Un badge nel reparto Covid

Ora dietro le mascherine e le visiere ci sono un viso, una storia, un sorriso. Così gli infermieri dell’Ospedale San Martino di Genova si avvicinano ai pazienti

Genova: un grande badge appeso al collo e un sorriso, ma rigorosamente sotto la mascherina. Così gli infermieri dell’Ospedale San Martino di Genova si sono presentati ai pazienti del reparto Covid. La mascherina e il casco indossati dal personale non ne permettevano il riconoscimento. La comunicazione non verbale con il malato è difficile senza poter guardare il viso dell’altra persona.

L’intuizione è stata di Matteo Bassetti, primario del reparto malattie infettive dell’Ospedale: «Non ci riconoscono perché siamo troppo bardati».

Infermieri col badge all'Ospedale san Martino di GenovaIl fotografo Settimio Benedusi ha proposto di munire ogni professionista con un badge che lo rappresenti in un momento di svago, decontestualizzato dal proprio ambiente di lavoro. Questo badge deve essere per l’infermiere come uno strumento del mestiere, da portare sempre con sé.

Una storica stamperia locale ha regalato all’Ospedale una nuova carta igienizzabile su cui sono state stampate le foto e i supporti in ferro altrettanto sanificabili. I badge infatti devono essere disinfettati ogni giorno.

Il personale dell’Ospedale ha abbracciato con entusiasmo l’iniziativa. Ognuno ha scelto la foto che più lo rappresenta: c’è chi è raffigurato mentre fa sport, chi a un aperitivo con gli amici e chi semplicemente sorride guardando in camera. «I pazienti sono rimasti sorpresi e hanno apprezzato il nostro gesto, perché in questi mesi il rapporto umano è stato complicato da gestire: non si vede neanche se una persona sta sorridendo sotto la mascherina. Io cerco di entrare sempre nelle stesse stanze in modo da stabilire una relazione, ma è difficile», racconta Cristina Musso, infermiera del reparto Covid.

Infermieri col badge all'Ospedale san Martino di GenovaL’assistenza morale degli infermieri si è ridotta solo a qualche gesto umano come una carezza, due chiacchiere o il tentativo di avviare una videochiamata per mettere in contatto il malato con i propri parenti. «I cari del malato non possono venire a trovarlo quindi cerchiamo di sostituirli nel limite del possibile», conclude Musso.

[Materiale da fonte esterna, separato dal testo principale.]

template <typename E>
__global__ __launch_bounds__(256) void k_maxpool_bwd(PoolArgs a, const void* __restrict__ dy,
                                                     const uint2* __restrict__ idx, void* __restrict__ dx) {
    const unsigned total = (unsigned)a.N * a.H * a.W * a.C8;
    for (unsigned i = blockIdx.x * 256 + threadIdx.x; i < total; i += gridDim.x * 256) {
        unsigned t = a.fd_c8.div(i);
        const int cg = (int)(i - t * a.C8);
        unsigned t2 = a.fd_w.div(t);
        const int w = (int)(t - t2 * a.W);
        const unsigned n_ = a.fd_h.div(t2);
        const int h = (int)(t2 - n_ * a.H);
        const int n = (int)n_;
        int plo = h + a.pad - a.k + 1;
        plo = plo <= 0 ? 0 : (int)a.fd_s.div((unsigned)(plo + a.s - 1));
        int phi = (int)a.fd_s.div((unsigned)(h + a.pad));
        if (phi > a.P - 1) phi = a.P - 1;
        int qlo = w + a.pad - a.k + 1;
        qlo = qlo <= 0 ? 0 : (int)a.fd_s.div((unsigned)(qlo + a.s - 1));
        int qhi = (int)a.fd_s.div((unsigned)(w + a.pad));
        if (qhi > a.Q - 1) qhi = a.Q - 1;
        float g[8];
#pragma unroll
        for (int j = 0; j < 8; ++j) g[j] = 0.f;
        if (a.k == 3 && a.s == 2) {
            uint2 iv[4];
            float dv[4][8];
            bool ok[4];
            uint32_t pos[4];
#pragma unroll
            for (int u = 0; u < 4; ++u) {
                const int p = phi - 1 + (u >> 1), q = qhi - 1 + (u & 1);
                ok[u] = p >= plo && q >= qlo;
                const int pc = ok[u] ? p : phi, qc = ok[u] ? q : qhi;
                const long long o = (((long long)n * a.P + pc) * a.Q + qc) * a.C8 + cg;
                iv[u] = idx[o];
                V8<E>::ld(dy, o, dv[u]);
                pos[u] = (uint32_t)((h - (p * a.s - a.pad)) * a.k + (w - (q * a.s - a.pad)));
            }
#pragma unroll
            for (int u = 0; u < 4; ++u)
#pragma unroll
                for (int j = 0; j < 8; ++j) {
                    const uint32_t b = ((j < 4 ? iv[u].x : iv[u].y) >> (8 * (j & 3))) & 0xffu;
                    if (ok[u] && b == pos[u]) g[j] += dv[u][j];
                }
            V8<E>::st(dx, i, g);
            continue;
        }
        for (int p = plo; p <= phi; ++p) {
            for (int q = qlo; q <= qhi; ++q) {
                const long long o = (((long long)n * a.P + p) * a.Q + q) * a.C8 + cg;
                const uint2 iv = idx[o];
                const uint32_t pos = (uint32_t)((h - (p * a.s - a.pad)) * a.k + (w - (q * a.s - a.pad)));
                float d[8];
                V8<E>::ld(dy, o, d);
#pragma unroll
                for (int j = 0; j < 8; ++j) {
                    const uint32_t b = ((j < 4 ? iv.x : iv.y) >> (8 * (j & 3))) & 0xffu;
                    if (b == pos) g[j] += d[j];
                }
            }
        }
        V8<E>::st(dx, i, g);
    }
}

int prep(const gm_pool_desc* d, PoolArgs& a, const char* fn) {
    if (!d) {
        set_error("%s: null descriptor", fn);
        return GM_E_ARG;
    }
    if (d->N <= 0 || d->H <= 0 || d->W <= 0 || d->C <= 0 || d->C % 8 || d->k < 1 || d->k > 15 || d->stride < 1 ||
        d->pad < 0 || 2 * d->pad > d->k) {
        set_error("%s: unsupported N=%d H=%d W=%d C=%d k=%d s=%d pad=%d (C%%8==0, k<=15, pad<=k/2)", fn, d->N, d->H,
                  d->W, d->C, d->k, d->stride, d->pad);
        return GM_E_ARG;
    }
    a.N = d->N; a.H = d->H; a.W = d->W; a.C8 = d->C / 8;
    a.k = d->k; a.s = d->stride; a.pad = d->pad;
    a.P = (d->H + 2 * d->pad - d->k) / d->stride + 1;
    a.Q = (d->W + 2 * d->pad - d->k) / d->stride + 1;
    if (a.P <= 0 || a.Q <= 0) {
        set_error("%s: empty output", fn);
        return GM_E_ARG;
    }
    if ((long long)a.N * a.H * a.W * a.C8 >= (1ll << 31)) {
        set_error("%s: tensor too large (N*H*W*C/8 >= 2^31)", fn);
        return GM_E_ARG;
    }
    a.fd_c8 = FastDiv((uint32_t)a.C8);
    a.fd_q = FastDiv((uint32_t)a.Q);
    a.fd_p = FastDiv((uint32_t)a.P);
    a.fd_w = FastDiv((uint32_t)a.W);
    a.fd_h = FastDiv((uint32_t)a.H);
    a.fd_s = FastDiv((uint32_t)a.s);
    a.fd_ng = FastDiv((uint32_t)a.N);
    return GM_OK;
}

inline int grid_for(long long n) {
    long long g = (n + 255) / 256;
    if (g > 16384) g = 16384;
    return (int)(g < 1 ? 1 : g);
}

}
}

using namespace gm;

template <typename E>
int pool_fwd(const gm_pool_desc* d, const void* x, void* y, void* idx, void* stream, const char* fn) {
    PoolArgs a;
    int rc = prep(d, a, fn);
    if (rc) return rc;
    GM_REQUIRE(x && y && idx, "%s: null pointer", fn);
    const long long n = (long long)a.N * a.P * a.Q * a.C8;
    hipLaunchKernelGGL(k_maxpool_fwd<E>, dim3(grid_for(n)), dim3(256), 0, as_stream(stream), a, x, y,
                       static_cast<uint2*>(idx));
    return check_launch("k_maxpool_fwd");
}

template <typename E>
int pool_bwd(const gm_pool_desc* d, const void* dy, const void* idx, void* dx, void* stream, const char* fn) {
    PoolArgs a;
    int rc = prep(d, a, fn);
    if (rc) return rc;
    GM_REQUIRE(dy && idx && dx, "%s: null pointer", fn);
    const long long n = (long long)a.N * a.H * a.W * a.C8;
    hipLaunchKernelGGL(k_maxpool_bwd<E>, dim3(grid_for(n)), dim3(256), 0, as_stream(stream), a, dy,
                       static_cast<const uint2*>(idx), dx);
    return check_launch("k_maxpool_bwd");
}

extern "C" int gm_maxpool2d_fwd_bf16(const gm_pool_desc* d, const void* x, void* y, void* idx, void* stream) {
    return pool_fwd<uint16_t>(d, x, y, idx, stream, "gm_maxpool2d_fwd_bf16");
}

extern "C" int gm_bn_relu_maxpool2d_fwd_grouped_bf16(const gm_pool_desc* d, int G, const void* x, const float* coef,
                                                     void* y, void* idx, void* xsel, void* stream) {
    const char* fn = "gm_bn_relu_maxpool2d_fwd_grouped_bf16";
    GM_REQUIRE(d && G >= 1 && G <= 64, "%s: 1..64 groups", fn);
    gm_pool_desc dg = *d;
    dg.N = d->N * G;
    PoolArgs a;
    int rc = prep(&dg, a, fn);
    if (rc) return rc;
    a.fd_ng = FastDiv((uint32_t)d->N);
    GM_REQUIRE(x && coef && y && idx, "%s: null pointer", fn);
    const long long n = (long long)a.N * a.P * a.Q * a.C8;
    hipLaunchKernelGGL((k_maxpool_fwd<uint16_t, true>), dim3(grid_for(n)), dim3(256), 0, as_stream(stream), a, x, y,
                       static_cast<uint2*>(idx), coef, xsel);
    return check_launch("k_maxpool_fwd<bnrelu>");
}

L’iniziativa ha avuto un discreto successo sui social. «Non più angeli irriconoscibili. Ora dietro le mascherine e le visiere ci sono un viso, una storia, un sorriso. All’Ospedale genovese sono stati mesi durissimi e se la situazione sta progressivamente tornando alla normalità lo dobbiamo a tutti loro: non hanno solo salvato tante vite ma ci hanno ricordato che un gesto di umanità e speranza a volte può fare la differenza per chi sta lottando in corsia», commenta sulla sua pagina Facebook il presidente della regione Liguria Giovanni Toti.

Nella Regione le persone attualmente positive sono 1.882, 75 gli ospedalizzati, di cui 2 in terapia intensiva. Il totale dei tamponi effettuati sono130.870. I guariti non più positivi sono 6.482. Le persone decedute dall’inizio dell’emergenza sono 1.530.